## Warp-specialize weight-gradient kernel with producer warps and mbarrier multi-stage ring

Splits the dW GEMM kernel into 256 producer threads that load, apply the scale/shift/ReLU prologue and write hi/lo TF32 splits into a multi-stage shared-memory ring, and 256 consumer threads that issue wgmma. Full/empty mbarriers replace the block-wide __syncthreads, and setmaxnreg moves registers from producers to consumers. The intent is to overlap global loads and conversion with tensor-core work instead of serialising them per chunk. In exchange it doubles the thread count, uses much more shared memory, and adds barrier protocol complexity.

```diff
diff --git a/superpoint_graph_b200/csrc/tc_common.cuh b/superpoint_graph_b200/csrc/tc_common.cuh
--- a/superpoint_graph_b200/csrc/tc_common.cuh
+++ b/superpoint_graph_b200/csrc/tc_common.cuh
@@ -43,6 +43,15 @@
 
 __device__ __forceinline__ uint32_t sw128_off(int row, int c16) {
     return (uint32_t)((row >> 3) * 1024 + (row & 7) * 128 + ((c16 ^ (row & 7)) << 4));
+}
+
+template <int R>
+__device__ __forceinline__ void reg_budget_inc() {
+    asm volatile("setmaxnreg.inc.sync.aligned.u32 %0;" ::"n"(R));
+}
+template <int R>
+__device__ __forceinline__ void reg_budget_dec() {
+    asm volatile("setmaxnreg.dec.sync.aligned.u32 %0;" ::"n"(R));
 }
 
 __device__ __forceinline__ void wg_fence() { asm volatile("wgmma.fence.sync.aligned;" ::: "memory"); }
diff --git a/superpoint_graph_b200/csrc/tc_dw.cu b/superpoint_graph_b200/csrc/tc_dw.cu
--- a/superpoint_graph_b200/csrc/tc_dw.cu
+++ b/superpoint_graph_b200/csrc/tc_dw.cu
@@ -3,8 +3,27 @@
 
 namespace spg {
 
-constexpr int DW_THREADS = 256;
 constexpr int DW_PTS = 32;
+constexpr int DW_CONS_THREADS = 256, DW_PROD_THREADS = 256;
+constexpr int DW_THREADS = DW_CONS_THREADS + DW_PROD_THREADS;
+constexpr int DW_MAX_STAGES = 4;
+constexpr int DW_RING_BYTES = 232448 - 2048;
+
+template <int CO, int CI>
+struct DwShape {
+    static constexpr int A_BYTES = CO * DW_PTS * 4;
+    static constexpr int B_BYTES = CI * DW_PTS * 4;
+    static constexpr int STAGE_BYTES = 2 * A_BYTES + 2 * B_BYTES;
+    static constexpr int STAGES = DW_RING_BYTES / STAGE_BYTES < DW_MAX_STAGES ? DW_RING_BYTES / STAGE_BYTES
+                                                                            : DW_MAX_STAGES;
+    static constexpr int SMEM = STAGES * STAGE_BYTES + 2 * CI * 4 + 1024;
+    static_assert(STAGES >= 2, "ring");
+    static constexpr int ACC_REGS = CO >= 128 ? CO * CI / 256 : CI / 4;
+    static constexpr bool WIDE_ACC = ACC_REGS > 64;
+    static constexpr int PF = WIDE_ACC ? 3 : 4;
+    static constexpr int CONS_REGS = WIDE_ACC ? 160 : 144;
+    static constexpr int PROD_REGS = WIDE_ACC ? 96 : 112;
+};
 
 struct DwArgs {
     const float* dY;
@@ -18,68 +37,164 @@
     int64_t pts_per_cta;
 };
 
+__device__ __forceinline__ void st_shared4(uint32_t addr, uint4 v) {
+    asm volatile("st.shared.v4.b32 [%0], {%1, %2, %3, %4};" ::"r"(addr), "r"(v.x), "r"(v.y), "r"(v.z), "r"(v.w)
+                 : "memory");
+}
+
+__device__ __forceinline__ float f4_at(const float4& v, int e) { return e == 0 ? v.x : e == 1 ? v.y : e == 2 ? v.z : v.w; }
+
 template <int CO, int CI>
 __global__ void __launch_bounds__(DW_THREADS, 1) tc_dw_kernel(const DwArgs p) {
+    using S = DwShape<CO, CI>;
+    constexpr int STAGES = S::STAGES, PF = S::PF;
     constexpr int WM = CO >= 128 ? CO / 2 : 64;
     constexpr int WN = CO >= 128 ? CI : CI / 2;
     constexpr int MSUB = WM / 64;
-    constexpr int A_BYTES = CO * DW_PTS * 4;
-    constexpr int B_BYTES = CI * DW_PTS * 4;
-    constexpr int STAGE_BYTES = 2 * A_BYTES + 2 * B_BYTES;
+    constexpr int NB = 2 * (CO + CI);
+    constexpr int PROD_WARPS = NB / 32 < 8 ? NB / 32 : 8;
     static_assert(CO % 64 == 0 && CI % 32 == 0 && CI <= 128 && CO <= 256, "shape");
-    constexpr int A_F4 = CO * DW_PTS / 4 / DW_THREADS;
-    constexpr int B_F4 = CI * DW_PTS / 4 / DW_THREADS;
 
     extern __shared__ __align__(1024) uint8_t smem_raw[];
     uint8_t* smem = reinterpret_cast<uint8_t*>((reinterpret_cast<uintptr_t>(smem_raw) + 1023) & ~(uintptr_t)1023);
+    float* sc_s = reinterpret_cast<float*>(smem + (size_t)STAGES * S::STAGE_BYTES);
+    float* sh_s = sc_s + CI;
+    __shared__ __align__(8) uint64_t bars[2 * STAGES];
 
     const int t = threadIdx.x;
     const int warp = t >> 5, lane = t & 31;
-    const int g = warp >> 2, wl = warp & 3;
+    const uint32_t smem_u = smem_u32(smem);
+    const uint32_t bars_u32 = smem_u32(&bars[0]);
+    auto bar_full = [&](int s) { return bars_u32 + 8u * (uint32_t)s; };
+    auto bar_empty = [&](int s) { return bars_u32 + 8u * (uint32_t)(STAGES + s); };
+    if (t == 0) {
+#pragma unroll
+        for (int s = 0; s < STAGES; ++s) {
+            mbar_init(bar_full(s), PROD_WARPS);
+            mbar_init(bar_empty(s), DW_CONS_THREADS / 32);
+        }
+        asm volatile("fence.mbarrier_init.release.cluster;" ::: "memory");
+    }
     SPG_PDL_ENTRY();
 
     const int64_t m_beg = (int64_t)blockIdx.x * p.pts_per_cta;
     const int64_t m_end = min(p.M, m_beg + p.pts_per_cta);
     const int nchunks = m_beg < m_end ? (int)((m_end - m_beg + DW_PTS - 1) / DW_PTS) : 0;
+
+    const int pt = t - DW_CONS_THREADS;
+    const int nbt = pt >= 0 && pt < NB ? (NB - pt + DW_PROD_THREADS - 1) / DW_PROD_THREADS : 0;
+    float4 q[PF][4];
+    auto load = [&](int ch, int j, float4 (&dst)[4]) {
+        if (ch >= nchunks) return;
+        const int b = pt + DW_PROD_THREADS * j;
+        const bool is_a = b < 2 * CO;
+        const int bl = is_a ? b : b - 2 * CO;
+        const int64_t ld = is_a ? p.lddy : p.ldp;
+        const int64_t row0 = m_beg + (int64_t)ch * DW_PTS + 4 * (bl & 7);
+        const float* src = (is_a ? p.dY : p.P) + row0 * ld + 4 * (bl >> 3);
+#pragma unroll
+        for (int r = 0; r < 4; ++r) {
+            float4 v = make_float4(0.f, 0.f, 0.f, 0.f);
+            if (row0 + r < m_end)
+                asm volatile("ld.global.nc.L1::no_allocate.L2::256B.v4.f32 {%0, %1, %2, %3}, [%4];"
+                             : "=f"(v.x), "=f"(v.y), "=f"(v.z), "=f"(v.w)
+                             : "l"(src + r * ld));
+            dst[r] = v;
+        }
+    };
+    auto advance = [&](int& ch, int& j) {
+        if (++j == nbt) {
+            j = 0;
+            ++ch;
+        }
+    };
+    int lch = 0, lj = 0;
+    if (nbt > 0) {
+#pragma unroll
+        for (int d = 0; d < PF - 1; ++d) {
+            load(lch, lj, q[d]);
+            advance(lch, lj);
+        }
+    }
     const bool pro = p.p_scale || p.p_shift || p.p_relu;
-
-    auto coord = [](int i, int c4s, int& pt, int& c4) {
-        const int wi = i >> 5, l = i & 31;
-        pt = (wi & 3) * 8 + (l & 7);
-        c4 = (wi >> 2) * 4 + (l >> 3);
-        (void)c4s;
-    };
-    float4 ra[A_F4], rb[B_F4];
-    auto load_chunk = [&](int ch) {
-        const int64_t mrow = m_beg + (int64_t)ch * DW_PTS;
-#pragma unroll
-        for (int j = 0; j < A_F4; ++j) {
-            int pt, c4;
-            coord(t + DW_THREADS * j, CO / 4, pt, c4);
-            ra[j] = (mrow + pt < m_end)
-                        ? __ldg(reinterpret_cast<const float4*>(p.dY + (mrow + pt) * p.lddy + c4 * 4))
-                        : make_float4(0.f, 0.f, 0.f, 0.f);
-        }
-#pragma unroll
-        for (int j = 0; j < B_F4; ++j) {
-            int pt, c4;
-            coord(t + DW_THREADS * j, CI / 4, pt, c4);
-            rb[j] = (mrow + pt < m_end)
-                        ? __ldg(reinterpret_cast<const float4*>(p.P + (mrow + pt) * p.ldp + c4 * 4))
-                        : make_float4(0.f, 0.f, 0.f, 0.f);
-        }
-    };
-    auto split_store = [&](uint8_t* hi_base, uint8_t* lo_base, int pt, int c4, float4 v) {
-        const float vv[4] = {v.x, v.y, v.z, v.w};
-#pragma unroll
-        for (int e = 0; e < 4; ++e) {
-            const uint32_t off = sw128_off(4 * c4 + e, pt >> 2) + (uint32_t)(pt & 3) * 4u;
-            const uint32_t hi = to_tf32(vv[e]);
-            *reinterpret_cast<uint32_t*>(hi_base + off) = hi;
-            *reinterpret_cast<uint32_t*>(lo_base + off) = to_tf32(vv[e] - __uint_as_float(hi));
-        }
-    };
-
+    for (int i = t; i < CI; i += DW_THREADS) {
+        sc_s[i] = p.p_scale ? p.p_scale[i] : 1.f;
+        sh_s[i] = p.p_shift ? p.p_shift[i] : 0.f;
+    }
+    __syncthreads();
+
+    if (warp >= DW_CONS_THREADS / 32) {
+        reg_budget_dec<S::PROD_REGS>();
+        if (nbt == 0) return;
+        int ch = 0, j = 0;
+        auto store = [&](const float4 (&v0)[4]) {
+            const int s = ch % STAGES;
+            if (j == 0 && ch >= STAGES) mbar_wait(bar_empty(s), (uint32_t)((ch / STAGES - 1) & 1));
+            const int b = pt + DW_PROD_THREADS * j;
+            const bool is_a = b < 2 * CO;
+            const int bl = is_a ? b : b - 2 * CO;
+            const int c16 = bl & 7, c4 = bl >> 3;
+            float4 v[4] = {v0[0], v0[1], v0[2], v0[3]};
+            if (!is_a && pro) {
+                const float4 sc = *reinterpret_cast<const float4*>(sc_s + 4 * c4);
+                const float4 sh = *reinterpret_cast<const float4*>(sh_s + 4 * c4);
+                const int64_t row0 = m_beg + (int64_t)ch * DW_PTS + 4 * c16;
+#pragma unroll
+                for (int r = 0; r < 4; ++r) {
+                    if (row0 + r < m_end) {
+                        v[r].x = fmaf(v[r].x, sc.x, sh.x);
+                        v[r].y = fmaf(v[r].y, sc.y, sh.y);
+                        v[r].z = fmaf(v[r].z, sc.z, sh.z);
+                        v[r].w = fmaf(v[r].w, sc.w, sh.w);
+                        if (p.p_relu) {
+                            v[r].x = fmaxf(v[r].x, 0.f);
+                            v[r].y = fmaxf(v[r].y, 0.f);
+                            v[r].z = fmaxf(v[r].z, 0.f);
+                            v[r].w = fmaxf(v[r].w, 0.f);
+                        }
+                    }
+                }
+            }
+            const uint32_t hi_base = smem_u + (uint32_t)(s * S::STAGE_BYTES + (is_a ? 0 : 2 * S::A_BYTES));
+            const uint32_t lo_base = hi_base + (uint32_t)(is_a ? S::A_BYTES : S::B_BYTES);
+#pragma unroll
+            for (int e = 0; e < 4; ++e) {
+                uint4 hi, lo;
+                hi.x = to_tf32(f4_at(v[0], e));
+                hi.y = to_tf32(f4_at(v[1], e));
+                hi.z = to_tf32(f4_at(v[2], e));
+                hi.w = to_tf32(f4_at(v[3], e));
+                lo.x = to_tf32(f4_at(v[0], e) - __uint_as_float(hi.x));
+                lo.y = to_tf32(f4_at(v[1], e) - __uint_as_float(hi.y));
+                lo.z = to_tf32(f4_at(v[2], e) - __uint_as_float(hi.z));
+                lo.w = to_tf32(f4_at(v[3], e) - __uint_as_float(hi.w));
+                const uint32_t off = sw128_off(4 * c4 + e, c16);
+                st_shared4(hi_base + off, hi);
+                st_shared4(lo_base + off, lo);
+            }
+            if (j == nbt - 1) {
+                asm volatile("fence.proxy.async.shared::cta;" ::: "memory");
+                __syncwarp();
+                if (lane == 0) mbar_arrive(bar_full(s));
+            }
+            advance(ch, j);
+        };
+        const int total = nchunks * nbt;
+        int item = 0;
+        while (item < total) {
+#pragma unroll
+            for (int u = 0; u < PF; ++u) {
+                load(lch, lj, q[(u + PF - 1) % PF]);
+                advance(lch, lj);
+                store(q[u]);
+                if (++item >= total) break;
+            }
+        }
+        return;
+    }
+
+    reg_budget_inc<S::CONS_REGS>();
+    const int g = warp >> 2, wl = warp & 3;
     float acc[MSUB][WN / 2];
 #pragma unroll
     for (int m = 0; m < MSUB; ++m)
@@ -87,71 +202,38 @@
         for (int i = 0; i < WN / 2; ++i) acc[m][i] = 0.f;
     const int row_g = CO >= 128 ? g * WM : 0;
     const int col_g = CO >= 128 ? 0 : g * WN;
-
-    if (nchunks > 0) load_chunk(0);
+    int prev = -1;
     for (int ch = 0; ch < nchunks; ++ch) {
-        const int s = ch & 1;
-        uint8_t* stage = smem + (size_t)s * STAGE_BYTES;
-        uint8_t* a_hi = stage;
-        uint8_t* a_lo = stage + A_BYTES;
-        uint8_t* b_hi = stage + 2 * A_BYTES;
-        uint8_t* b_lo = b_hi + B_BYTES;
+        const int s = ch % STAGES;
+        mbar_wait(bar_full(s), (uint32_t)((ch / STAGES) & 1));
+        const uint32_t ah = smem_u + (uint32_t)(s * S::STAGE_BYTES + row_g * 128);
+        const uint32_t al = ah + S::A_BYTES;
+        const uint32_t bh = smem_u + (uint32_t)(s * S::STAGE_BYTES + 2 * S::A_BYTES + col_g * 128);
+        const uint32_t bl = bh + S::B_BYTES;
+#pragma unroll
+        for (int m = 0; m < MSUB; ++m) wg_reg_fence(acc[m]);
+        wg_fence();
+#pragma unroll
+        for (int kb = 0; kb < DW_PTS / 8; ++kb) {
+            const uint64_t dbh = wg_desc_k_sw128(bh + kb * 32), dbl = wg_desc_k_sw128(bl + kb * 32);
+#pragma unroll
+            for (int m = 0; m < MSUB; ++m) {
+                const uint64_t dah = wg_desc_k_sw128(ah + m * 64 * 128 + kb * 32);
+                const uint64_t dal = wg_desc_k_sw128(al + m * 64 * 128 + kb * 32);
+                wgmma_tf32<WN>(acc[m], dah, dbh, 1u);
+                wgmma_tf32<WN>(acc[m], dal, dbh, 1u);
+                wgmma_tf32<WN>(acc[m], dah, dbl, 1u);
+            }
+        }
+        wg_commit();
         wg_wait<1>();
-        wg_reg_fence(acc[0]);
-        if (MSUB > 1) wg_reg_fence(acc[MSUB - 1]);
-        __syncthreads();
-        const int64_t mrow = m_beg + (int64_t)ch * DW_PTS;
-#pragma unroll
-        for (int j = 0; j < A_F4; ++j) {
-            int pt, c4;
-            coord(t + DW_THREADS * j, CO / 4, pt, c4);
-            split_store(a_hi, a_lo, pt, c4, ra[j]);
-        }
-#pragma unroll
-        for (int j = 0; j < B_F4; ++j) {
-            int pt, c4;
-            coord(t + DW_THREADS * j, CI / 4, pt, c4);
-            float4 v = rb[j];
-            if (pro && (mrow + pt < m_end)) {
-                float4 sc = make_float4(1.f, 1.f, 1.f, 1.f), sh = make_float4(0.f, 0.f, 0.f, 0.f);
-                if (p.p_scale) sc = __ldg(reinterpret_cast<const float4*>(p.p_scale + c4 * 4));
-                if (p.p_shift) sh = __ldg(reinterpret_cast<const float4*>(p.p_shift + c4 * 4));
-                v.x = fmaf(v.x, sc.x, sh.x);
-                v.y = fmaf(v.y, sc.y, sh.y);
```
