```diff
@@ -429,6 +442,52 @@
   return VSR_OK;
 }
 
+inline bool updown_merged(int nsrc) { return nsrc >= 4; }
+
+int build_fused_updown(Layer& L, const void* up_in, const void* const* hr, int nsrc, int store, int B, int h, int w,
+                       const void* wu_dev, const float* up_bias_dev, const void* wt_dev, const float* tran_bias_dev,
+                       const void* wd_dev, const float* down_bias_dev, float* part, void* lr_out) {
+  memset(&L, 0, sizeof(L));
+  L.variant = V_FUSED_UPDOWN;
+  FusedDownParams& f = L.f;
+  if (nsrc < 2 || nsrc > kMaxSources || (store && !hr[nsrc - 1])) return VSR_ERR_UNSUPPORTED;
+  int rc;
+  for (int j = 0; j < nsrc - (store ? 0 : 1); ++j) {
+    rc = make_act_map(&f.hr_maps[j], hr[j], 64, w + 1, h + 1, 8 * B, 64, 16, 8);
+    if (rc) return rc;
+  }
+  rc = make_w_map(&f.wt_map, wt_dev, 32 * nsrc, 32, 32, 32);
+  if (rc) return rc;
+  rc = make_w_map(&f.wd_map, wd_dev, 512, 128, 64, 128);
+  if (rc) return rc;
+  rc = make_act_map(&f.up_map, up_in, kNF, w, h, B, 32, kTW, kTH + 1);
+  if (rc) return rc;
+  rc = make_w_map(&f.wu_map, wu_dev, 4 * kNF, 512, 32, 128);
+  if (rc) return rc;
+  f.nsrc = nsrc;
+  f.tiles_x = ceil_div(w + 1, 16);
+  f.tiles_y = ceil_div(h + 1, 8);
+  f.batch = B;
+  f.lr_h = h;
+  f.lr_w = w;
+  f.tran_bias = tran_bias_dev;
+  f.down_bias = down_bias_dev;
+  f.up_bias = up_bias_dev;
+  f.part = part;
+  f.lr_out = lr_out;
+  f.hr_store = store;
+  const int64_t total = (int64_t)f.tiles_x * f.tiles_y * B;
+  L.grid = (int)(total < kNumSMs ? total : kNumSMs);
+  f.num_stages = 7;
+  while (f.num_stages > 2 && fused_updown_smem_bytes(nsrc, f.num_stages) > 227 * 1024) --f.num_stages;
+  L.smem = fused_updown_smem_bytes(nsrc, f.num_stages);
+  const double lrpx = (double)B * h * w;
+  L.kclass = KC_FUSED_DOWN;
+  L.flops = lrpx * 131072.0 * 2.0 + lrpx * 16.0 * 2.0 * 32.0 * nsrc * 32.0;
+  L.bytes = lrpx * 64.0 + lrpx * 64.0 * 16.0 * (nsrc - 1 + (store ? 1 : 0)) + lrpx * 64.0;
+  return VSR_OK;
+}
+
 int build_finalize(Layer& L, float* acc, const float* bias_dev, void* out, int64_t pixels, int h, int w) {
   memset(&L, 0, sizeof(L));
   L.variant = V_FINALIZE;
@@ -736,7 +795,7 @@
   pl->o_u = put(P * 64);
   const size_t s2 = (size_t)c.upscale * c.upscale;
   const bool x2 = c.upscale == 2;
-  for (int i = 0; i < 6; ++i) pl->o_hr[i] = put(x2 ? P * s2 * 64 : Rb * 64);
+  for (int i = 0; i < 6; ++i) pl->o_hr[i] = put(x2 ? P * s2 * 64 : (i == 5 && updown_merged(6)) ? 0 : Rb * 64);
   pl->o_hb = put(P * s2 * 64);
   pl->o_ht = put(x2 ? P * s2 * 64 : 0);
   pl->o_acc = put(x2 ? 0 : P * 512);
@@ -933,7 +992,16 @@
         PUSH(build_downconv2(L, down_in, M, h, w, Wp(W_DOWN0 + i), Bp(W_DOWN0 + i), ws + pl->o_lr[i + 1]));
         continue;
       }
-      {
+      if (updown_merged(i + 1)) {
+        const void* hrs[6];
+        for (int j = 0; j <= i; ++j) hrs[j] = ws + pl->o_hr[j];
+        const int store = i + 1 < kGroups;
+        if (!store) hrs[i] = nullptr;
+        PUSH(build_fused_updown(L, up_in, hrs, i + 1, store, M, h, w, Wp(W_UP0 + i), Bp(W_UP0 + i),
+                                Wp(W_DOWNTRAN0 + i - 1), Bp(W_DOWNTRAN0 + i - 1), Wp(W_DOWN0 + i), Bp(W_DOWN0 + i),
+                                reinterpret_cast<float*>(ws + pl->o_acc), ws + pl->o_lr[i + 1]));
+        PUSH(build_finalize(L, reinterpret_cast<float*>(ws + pl->o_acc), Bp(W_DOWN0 + i), ws + pl->o_lr[i + 1], P, h, w));
+      } else {
         Layer D, F;
         rc = build_deconv(D, up_in, M, h, w, Wp(W_UP0 + i), Bp(W_UP0 + i), ws + pl->o_hr[i], 0);
         if (rc) return rc;
```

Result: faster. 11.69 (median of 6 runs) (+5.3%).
======
▸ **Task prompt**: Show the lines of the listing above with "item".

▸ **Task response**:
+        int item = 0;
+        while (item < total) {
+                if (++item >= total) break;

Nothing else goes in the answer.